Specializes in OB/GYN & Med/Surg.

well, unfortunately i don't have such glowing words about my time since graduating. i graduated may 8, passed the nclex on june 26 with 75 questions. started on june 16 or so with the unit i worked on as a cna ii for 2 years during nursing school. from the get-go, my [day-shift] preceptor & i didn't get along very well. she often criticized me, once in front of a patient (which i thought was totally unprofessional, and on top of it all, what she said wasn't even true). finally my boss moved me back to nights. i had a hard time adjusting to the rn role as opposed to the cna role. time management was my enemy, i was certain. i did some reeeeaaaalyyyyy stupid stuff (2 really bad mistakes which could have caused horrible outcomes, but thankfully didn't). part of the mistakes was because i had no time management, so i got stressed really easy, and therefore didn't grasp when others tried to give me instructions. after my big mistakes, i cried & begged god to never let me be so stupid again. i would rather get out of nursing all together (which i don't want to, because i love it!) than to ever endanger a patient's life again. well, i learned from my experiences, big time. things were starting to look soooooo much better. i finally began getting some organization. i began to get my work done and have time to spend with my patients. then it got even better - i could get my work done, spend time with my patients, and even help out the other nurses when they needed. i thought, "this is how nursing is supposed to be!" then on mondazy (2/2) my boss called me to tell me she needed to meet with me asap. once i arrived in her office, she told me she has to "let me go." from everything my coworkers have said, i don't think my dismissal was my fault. all i can hope & pray is that i'll be able to find something else that will allow me job security & a decent paycheck (somewhat comparable to my previous job). if it hadn't been for getting laid off/fired, i would have said that nursing is the most awesome thing ever. i still think that nursing is the most awesome thing ever - i just wish that those in it would be a little more helpful, and a little less critical. that's all for now. i hope soon i'll change my opinion (and love, love, love nursing like never before). thanks for whoever reads & comments on my story. i hope it's not a discouragement to anybody. take care.
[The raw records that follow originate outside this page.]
template <int DIN, int CD>
__global__ void __launch_bounds__(HT, 1)
filter_head_kernel(const __grid_constant__ slb_sweep cfg, const filter_args a) {
    constexpr int ND = CD > 0 ? CD : SLB_MAX_OUT;
    using entry_t = std::conditional_t<(CD > 0), cf_entry<DIN, ND>, filter_side>;
    extern __shared__ __align__(16) unsigned char smem_raw[];
    if (threadIdx.x == 0) head_mark(a, HM_ENTRY);
    prefetch_descriptor_operands(cfg);
    const filter_plan& lay = a.plan;
    double* smem = reinterpret_cast<double*>(smem_raw);
    uint64_t* bar = reinterpret_cast<uint64_t*>(smem);
    unsigned* s_stat = reinterpret_cast<unsigned*>(smem + 3);
    double* tab512 = smem + lay.tabs;
    double* exptab = tab512 + 512;
    double* kbuf = smem + lay.kbuf;
    double* wbuf = smem + lay.wbuf;
    double* xbuf = smem + lay.xbuf;
    double* mbuf = smem + lay.mbuf;
    const int nf = cfg.gp.num_factors;
    const bool means = CD > 0 && (lay.mean_scheme != SLB_MEAN_GRID_FACTORED || a.counts[2] != 0);
    if (threadIdx.x == 0) {
        for (int b = 0; b < 3; ++b) slb_bulk::mbar_init(bar + b, 1);
        slb_bulk::fence_barrier_init();
        slb_bulk::fence_proxy_async();
        unsigned xbytes = 576 * sizeof(double), wbytes = 0;
        for (int f = 0; f < lay.factors_staged; ++f)
            if (cfg.gp.factors[f].head_rows > 0) {
                xbytes += (unsigned)(HR * DIN) * sizeof(double);
                wbytes += (unsigned)(HR * HR) * sizeof(double);
            }
        slb_bulk::mbar_arrive_expect_tx(bar + 0, xbytes);
        slb_bulk::copy_g2s(tab512, g_exp_tables, 576 * sizeof(double), bar + 0);
        for (int f = 0; f < lay.factors_staged; ++f)
            if (cfg.gp.factors[f].head_rows > 0)
                slb_bulk::copy_g2s(xbuf + (size_t)f * HR * DIN, cfg.gp.factors[f].Xhead,
                                   HR * DIN * sizeof(double), bar + 0);
        slb_bulk::mbar_arrive_expect_tx(bar + 1, wbytes);
        for (int f = 0; f < lay.factors_staged; ++f)
            if (cfg.gp.factors[f].head_rows > 0)
                slb_bulk::copy_g2s(wbuf + (size_t)f * HR * HR, cfg.gp.factors[f].Wheadp,
                                   HR * HR * sizeof(double), bar + 1);
        slb_bulk::mbar_arrive_expect_tx(bar + 2, means ? (unsigned)lay.mean_doubles * sizeof(double) : 0u);
        if (means) {
            for (int f = 0; f < nf; ++f) {
                const slb_gp_factor& F = cfg.gp.factors[f];
                const int Mp = padded_rows(F.M);
                if (Mp == 0) continue;
                double* dst = mbuf + lay.mean_off[f];
                slb_bulk::copy_g2s(dst, F.Xf, (unsigned)(Mp * (DIN + 1)) * sizeof(double), bar + 2);
                dst += (size_t)Mp * (DIN + 1);
                for (int o = 0; o < cfg.gp.num_outputs; ++o) {
                    if (cfg.gp.outputs[o].factor != f) continue;
                    slb_bulk::copy_g2s(dst, cfg.gp.outputs[o].gamma_f, (unsigned)Mp * sizeof(double), bar + 2);
                    dst += Mp;
                }
            }
        }
    }
    if (a.prefetch_factors) {
        for (int f = 0; f < nf; ++f) {
            const slb_gp_factor& F = cfg.gp.factors[f];
            const char* base = reinterpret_cast<const char*>(F.Wpack);
            const size_t nbytes = (size_t)F.nrb * (F.nrb + 1) * 32 * sizeof(double);
            for (size_t off = ((size_t)blockIdx.x * HT + threadIdx.x) * 128; off < nbytes;
                 off += (size_t)gridDim.x * HT * 128)
                asm volatile("prefetch.global.L2 [%0];" ::"l"(base + off));
            const char* xs = reinterpret_cast<const char*>(F.Xs);
            const size_t xbytes = (size_t)F.M * DIN * sizeof(double);
            if (blockIdx.x == (unsigned)f)
                for (size_t off = (size_t)threadIdx.x * 128; off < xbytes; off += (size_t)HT * 128)
                    asm volatile("prefetch.global.L2 [%0];" ::"l"(xs + off));
        }
        if (blockIdx.x == gridDim.x - 1 && threadIdx.x < cfg.gp.num_outputs) {
            const slb_gp_output& G = cfg.gp.outputs[threadIdx.x];
            const size_t abytes = (size_t)cfg.gp.factors[G.factor].M * sizeof(double);
            for (size_t off = 0; off < abytes; off += 128)
                asm volatile("prefetch.global.L2 [%0];" ::"l"(reinterpret_cast<const char*>(G.alpha) + off));
        }
    }
    if (threadIdx.x < 2) s_stat[threadIdx.x] = 0;
    if constexpr (CD > 0)
        if (threadIdx.x < 2) reinterpret_cast<int*>(smem + lay.need)[threadIdx.x] = 0;
    __syncthreads();
    const int64_t count = (int64_t)a.counts[0];
    const int64_t nwarps = (int64_t)gridDim.x * HW;
    const int64_t ngroups = (count + HP - 1) / HP;
    if ((int64_t)blockIdx.x >= ngroups) {
        head_wait_landings(bar);
        if (threadIdx.x == 0) head_mark(a, HM_EXIT);
        return;
    }
    const int warp = threadIdx.x >> 5;
    double* kw = kbuf + warp * HR * HP;
    double* sd_s = smem + lay.sd;
    double* mu_s = smem + lay.mu;
    double* merr_s = smem + lay.merr;
    int* need_s = reinterpret_cast<int*>(smem + lay.need);
    const int ng_first = (int)min((int64_t)HW, (ngroups - blockIdx.x + gridDim.x - 1) / gridDim.x);
    const bool split = a.head_schedule == 1 ||
                       (a.head_schedule == 0 && ngroups <= nwarps && ng_first * nf < HW);
    if (split) {
        const int lane = threadIdx.x & 31;
        for (int64_t grp0 = blockIdx.x; grp0 < ngroups; grp0 += nwarps) {
            const int ngr = (int)min((int64_t)HW, (ngroups - grp0 + gridDim.x - 1) / gridDim.x);
            const int npairs = ngr * nf;
            const int nbw = min(npairs, HW);
            const bool early_means = means && nbw < HW;
            if (warp < nbw) {
                slb_bulk::mbar_wait(bar + 0, 0);
                head_mark(a, HM_TABLES);
                for (int p = warp; p < npairs; p += nbw) {
                    const int i = p / nf, f = p % nf;
                    if (cfg.gp.factors[f].head_rows <= 0) continue;
                    const int64_t k = (grp0 + (int64_t)i * gridDim.x) * HP + min(lane, HP - 1);
                    const bool mine = lane < HP && k < count;
                    double tz[DIN];
#pragma unroll
                    for (int c = 0; c < DIN; ++c) tz[c] = mine ? a.side_a[k].z[c] : 0.0;
                    const double sd =
                        lay.factors_staged == nf
                            ? head_factor_sdev<DIN, true, (CD > 0)>(cfg, a, f, tz, mine, exptab, kw, wbuf, xbuf, bar)
                            : head_factor_sdev<DIN, false, (CD > 0)>(cfg, a, f, tz, mine, exptab, kw, wbuf, xbuf, bar);
                    if (lane < HP) sd_s[(i * HP + lane) * SLB_MAX_OUT + f] = sd;
                    if (f == 0) head_mark(a, HM_BOUND0);
                }
                head_mark(a, HM_BOUND);
            } else if constexpr (CD > 0) {
                if (early_means) {
                    slb_bulk::mbar_wait(bar + 0, 0);
                    slb_bulk::mbar_wait(bar + 2, 0);
                    head_round_means<DIN, CD>(cfg, a, nullptr, ngr * HP, grp0, count, mbuf, tab512, mu_s, merr_s,
                                              nbw * 32, HT - nbw * 32);
                    head_mark(a, HM_MEANS);
                }
            }
            __syncthreads();
            if constexpr (CD > 0) {
                if (means && !early_means) {
                    slb_bulk::mbar_wait(bar + 0, 0);
                    slb_bulk::mbar_wait(bar + 2, 0);
                    head_round_means<DIN, CD>(cfg, a, nullptr, ngr * HP, grp0, count, mbuf, tab512, mu_s, merr_s, 0,
                                              HT);
                    head_mark(a, HM_MEANS);
                    __syncthreads();
                }
            }
            if (warp < ngr) {
                entry_t t;
                int64_t rel;
                bool mine;
                double shi[ND];
                head_group_entries<DIN>(cfg, a, grp0 + (int64_t)warp * gridDim.x, count, t, rel, mine, shi);
                const int slot = warp * HP + min(lane, HP - 1);
#pragma unroll
                for (int j = 0; j < ND; ++j) {
                    if (j >= cfg.gp.num_outputs) break;
                    const int f = cfg.gp.outputs[j].factor;
                    if (cfg.gp.factors[f].head_rows > 0) shi[j] = sd_s[slot * SLB_MAX_OUT + f];
                }
                double vx = 0.0;
                bool need;
                int outcome = head_entry_decision(cfg, a, t, shi, mine, vx, need);
                if constexpr (CD > 0)
                    if (need) outcome = head_mean_decision(cfg, t, vx, shi, mu_s, merr_s, slot);
                head_mark(a, HM_DECIDED);
                head_group_finish(a, mine, outcome, entry_rel(t, rel), s_stat);
            }
            __syncthreads();
        }
    } else {
        int round = 0;
        for (int64_t grp0 = blockIdx.x; grp0 < ngroups; grp0 += nwarps, ++round) {
            const int64_t grp = grp0 + (int64_t)warp * gridDim.x;
            const bool active = grp < ngroups;
            const int lane = threadIdx.x & 31;
            entry_t t;
            int64_t rel = 0;
            bool mine = false, need = false;
            double shi[ND];
            double vx = 0.0;
            int outcome = 0;
            if (active) {
                head_group_entries<DIN>(cfg, a, grp, count, t, rel, mine, shi);
                if (lay.factors_staged == nf)
                    head_group_bound<DIN, true, CD>(cfg, a, t.z, mine, exptab, kw, wbuf, xbuf, bar, shi);
                else
                    head_group_bound<DIN, false, CD>(cfg, a, t.z, mine, exptab, kw, wbuf, xbuf, bar, shi);
                outcome = head_entry_decision(cfg, a, t, shi, mine, vx, need);
                if (need) need_s[2 + atomicAdd(need_s + (round & 1), 1)] = warp * HP + lane;
            }
            if constexpr (CD > 0) {
                if (threadIdx.x == 0) need_s[(round + 1) & 1] = 0;
                __syncthreads();
                const int nneed = need_s[round & 1];
                if (nneed > 0) {
                    slb_bulk::mbar_wait(bar + 2, 0);
                    head_round_means<DIN, CD>(cfg, a, need_s + 2, nneed, grp0, count, mbuf, tab512, mu_s, merr_s, 0, HT);
                    head_mark(a, HM_MEANS);
                    __syncthreads();
                    if (need) outcome = head_mean_decision(cfg, t, vx, shi, mu_s, merr_s, warp * HP + lane);
                }
            }
            if (active) {
                head_mark(a, HM_DECIDED);
                head_group_finish(a, mine, outcome, entry_rel(t, rel), s_stat);
            }
        }
    }
    head_wait_landings(bar);
    __syncthreads();
    if (a.stats != nullptr && threadIdx.x < 2 && s_stat[threadIdx.x] != 0)
        atomicAdd(a.stats + 1 + threadIdx.x, (unsigned long long)s_stat[threadIdx.x]);
    if (threadIdx.x == 0) head_mark(a, HM_EXIT);
}
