@@ -166,7 +207,7 @@
     };
     float* sc = gn_lds;
     float* sh = gn_lds + C;
-    const int t = threadIdx.x, n = blockIdx.y;
+    const int t = threadIdx.x;
     const int ns = n % stat_rows;
     const int cpg = C / G;
     for (int c = t; c < C; c += 256) {
@@ -178,7 +219,7 @@
     }
     __syncthreads();
     const int nch8 = C >> 3;
-    const int64_t p0 = (int64_t)blockIdx.x * px_per_block;
+    const int64_t p0 = (int64_t)bx * px_per_block;
     int64_t p1 = p0 + px_per_block; if (p1 > HW) p1 = HW;
     const int total = (int)((p1 - p0) * nch8);
     const int64_t pix0 = (int64_t)n * HW + p0;
@@ -208,13 +249,20 @@
         if constexpr (Y2EL == 3) store8_mx<T>(y2, pix * 4 * C, C, cc8 * 8, v);
         else if constexpr (Y2EL >= 0) store8<T, Y2EL>(y2, pix * (Y2EL == 2 ? 2 * C : C) + cc8 * 8, C, v);
     };
+    auto get = [&](const int64_t pix, const int cc8, float (&v)[8]) {
+        if constexpr (TWO) {
+            static_assert(XF32, "two-source apply: fp32 stream tensors");
+            if (cc8 * 8 < Ca) load8<T, true>(x, pix * Ca + cc8 * 8, v);
+            else load8<T, true>(xb, pix * (C - Ca) + (cc8 * 8 - Ca), v);
+        } else load8<T, XF32>(x, pix * C + cc8 * 8, v);
+    };
     int i = t;
     for (; i + 256 < total; i += 512) {
         int c8b = c8, pxb = px;
         advance(c8b, pxb);
         float f[8], h[8];
-        load8<T, XF32>(x, (pix0 + px) * C + c8 * 8, f);
-        load8<T, XF32>(x, (pix0 + pxb) * C + c8b * 8, h);
+        get(pix0 + px, c8, f);
+        get(pix0 + pxb, c8b, h);
         if constexpr (Y2EL >= 0) {
             note8(f); note8(h);
             put2(pix0 + px, c8, f);
@@ -229,7 +277,7 @@
     }
     for (; i < total; i += 256) {
         float f[8];
-        load8<T, XF32>(x, (pix0 + px) * C + c8 * 8, f);
+        get(pix0 + px, c8, f);
         if constexpr (Y2EL >= 0) { note8(f); put2(pix0 + px, c8, f); }
         transform(f, c8);
         put(pix0 + px, c8, f);
@@ -239,6 +287,58 @@
         if (ovf && __any(amax > 65504.0f) && (t & 63) == 0) atomicOr(ovf, 1u);
         if (Y2EL == 3 && ovf && __any(amax > 448.0f) && (t & 63) == 0) atomicOr(ovf, 2u);
     }
+}
+template <typename T, bool XF32, int YEL, int Y2EL = -1>
+__global__ __launch_bounds__(256) void gn_apply_any_kernel(const void* __restrict__ x, void* __restrict__ y,
+                                                            const float* __restrict__ mean, const float* __restrict__ rstd,
+                                                            const float* __restrict__ gamma, const float* __restrict__ beta,
+                                                            int64_t HW, int C, int G, int act, int64_t px_per_block, int stat_rows,
+                                                            void* __restrict__ y2 = nullptr, unsigned* __restrict__ ovf = nullptr) {
+    gn_apply_any_body<T, XF32, YEL, Y2EL>(x, y, mean, rstd, gamma, beta, HW, C, G, act, px_per_block, stat_rows, y2, ovf, (int)blockIdx.y, (int)blockIdx.x);
+}
+template <typename T, int YEL, int Y2EL = -1>
+__global__ __launch_bounds__(256) void gn_apply_two_kernel(const void* __restrict__ xa, const void* __restrict__ xb, int Ca, void* __restrict__ y,
+                                                            const float* __restrict__ mean, const float* __restrict__ rstd,
+                                                            const float* __restrict__ gamma, const float* __restrict__ beta,
+                                                            int64_t HW, int C, int G, int act, int64_t px_per_block, int stat_rows,
+                                                            void* __restrict__ y2, unsigned* __restrict__ ovf) {
+    gn_apply_any_body<T, true, YEL, Y2EL, true>(xa, y, mean, rstd, gamma, beta, HW, C, G, act, px_per_block, stat_rows, y2, ovf, (int)blockIdx.y, (int)blockIdx.x,
+                                                xb, Ca);
+}
+
+struct GnApplyMulti {
+    const void* x[OMGSR_GN_MAX_GROUPS];
+    void* y[OMGSR_GN_MAX_GROUPS];
+    void* y2[OMGSR_GN_MAX_GROUPS];
+    int64_t HW[OMGSR_GN_MAX_GROUPS];
+    int64_t ppb[OMGSR_GN_MAX_GROUPS];
+    int nblk[OMGSR_GN_MAX_GROUPS];
+    int start[OMGSR_GN_MAX_GROUPS + 1];
+    int count;
+};
+OMGSR_DEVINL int gn_multi_lookup(const GnApplyMulti& m, int& n, int& bx) {
+    int s = 0;
+    while (s + 1 < m.count && (int)blockIdx.x >= m.start[s + 1]) ++s;
+    const int local = (int)blockIdx.x - m.start[s];
+    n = local / m.nblk[s];
+    bx = local - n * m.nblk[s];
+    return s;
+}
+template <typename T>
+__global__ __launch_bounds__(256) void gn_apply_multi_kernel(const GnApplyMulti m, const float* __restrict__ mean, const float* __restrict__ rstd,
+                                                              const float* __restrict__ gamma, const float* __restrict__ beta,
+                                                              int C, int G, int act, int stat_rows) {
+    int n, bx;
+    const int s = gn_multi_lookup(m, n, bx);
+    gn_apply_body<T>((const T*)m.x[s], (T*)m.y[s], mean, rstd, gamma, beta, m.HW[s], C, G, act, m.ppb[s], stat_rows, n, bx);
+}
+template <typename T, bool XF32, int YEL, int Y2EL = -1>
+__global__ __launch_bounds__(256) void gn_apply_any_multi_kernel(const GnApplyMulti m, const float* __restrict__ mean, const float* __restrict__ rstd,
+                                                                  const float* __restrict__ gamma, const float* __restrict__ beta,
+                                                                  int C, int G, int act, int stat_rows, unsigned* __restrict__ ovf) {
+    int n, bx;
+    const int s = gn_multi_lookup(m, n, bx);
+    gn_apply_any_body<T, XF32, YEL, Y2EL>(m.x[s], m.y[s], mean, rstd, gamma, beta, m.HW[s], C, G, act, m.ppb[s], stat_rows, m.y2[s], ovf, n, bx);
 }
 
 __global__ void gn_scale_shift_kernel(const float* __restrict__ mean, const float* __restrict__ rstd, const float* __restrict__ gamma,
@@ -610,6 +710,51 @@
     if (var_out) var_out[i] = (float)vv;
 }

you probably won't. i would see if i could get transfered to another unit, or get a job at another facility. if you're not good enough yet, it ain't gonna' happen. sorry to break it so "gently" to you. :o

i agree. i think there is no pleasing her. i do think i'm a good nurse, and i'm not trying to be arrogant. i work hard, and everyone enjoys working with me. my problem is that i'm not good enough for me yet. i was venting about how i still don't get things right, no matter how hard i try. and i know that is life some days. it seems that in nursing there are more murphy's law days than not. and that's what i need to get used to.

Specializes in Oncology, Med-Surg, Nursery.

I'm already headed to job number 2, lol. I actually liked the area and the job I was at (Oncology), but there were some issues with the actual floor and some co-workers that I couldn't get beyond. Plus, I wanted to be closer to home and my family. Other than that, I am doing fairly well. Hard to believe we're coming up on a year! :)

Specializes in Geriatrics, Home Health.

I need to vent.

Nine months after graduation, and 7 months after licensure, I'm still looking for my first RN job. This week, I was turned down by a SNF (they weren't hiring new grads) and an ALF.

Staying positive is very hard. I'm starting to wonder why I bothered with nursing school. I'm mature, reliable, good with people, and have a good work ethic (or so I've been told), yet I can't get a 1-star nursing home (I checked) to return my phone calls.

I've accepted that I'll need to move to get a job. I've wanted to leave the area for years. The next time my husband whines that his father will take it "hard" if we leave the area, I'm going to slap him. The man is 86, and has 8 other kids, including 1 who lives with him. I'll stay here and let my skills rot so Hubby can look after Dad, but only if if Hubby will pay for my refresher course.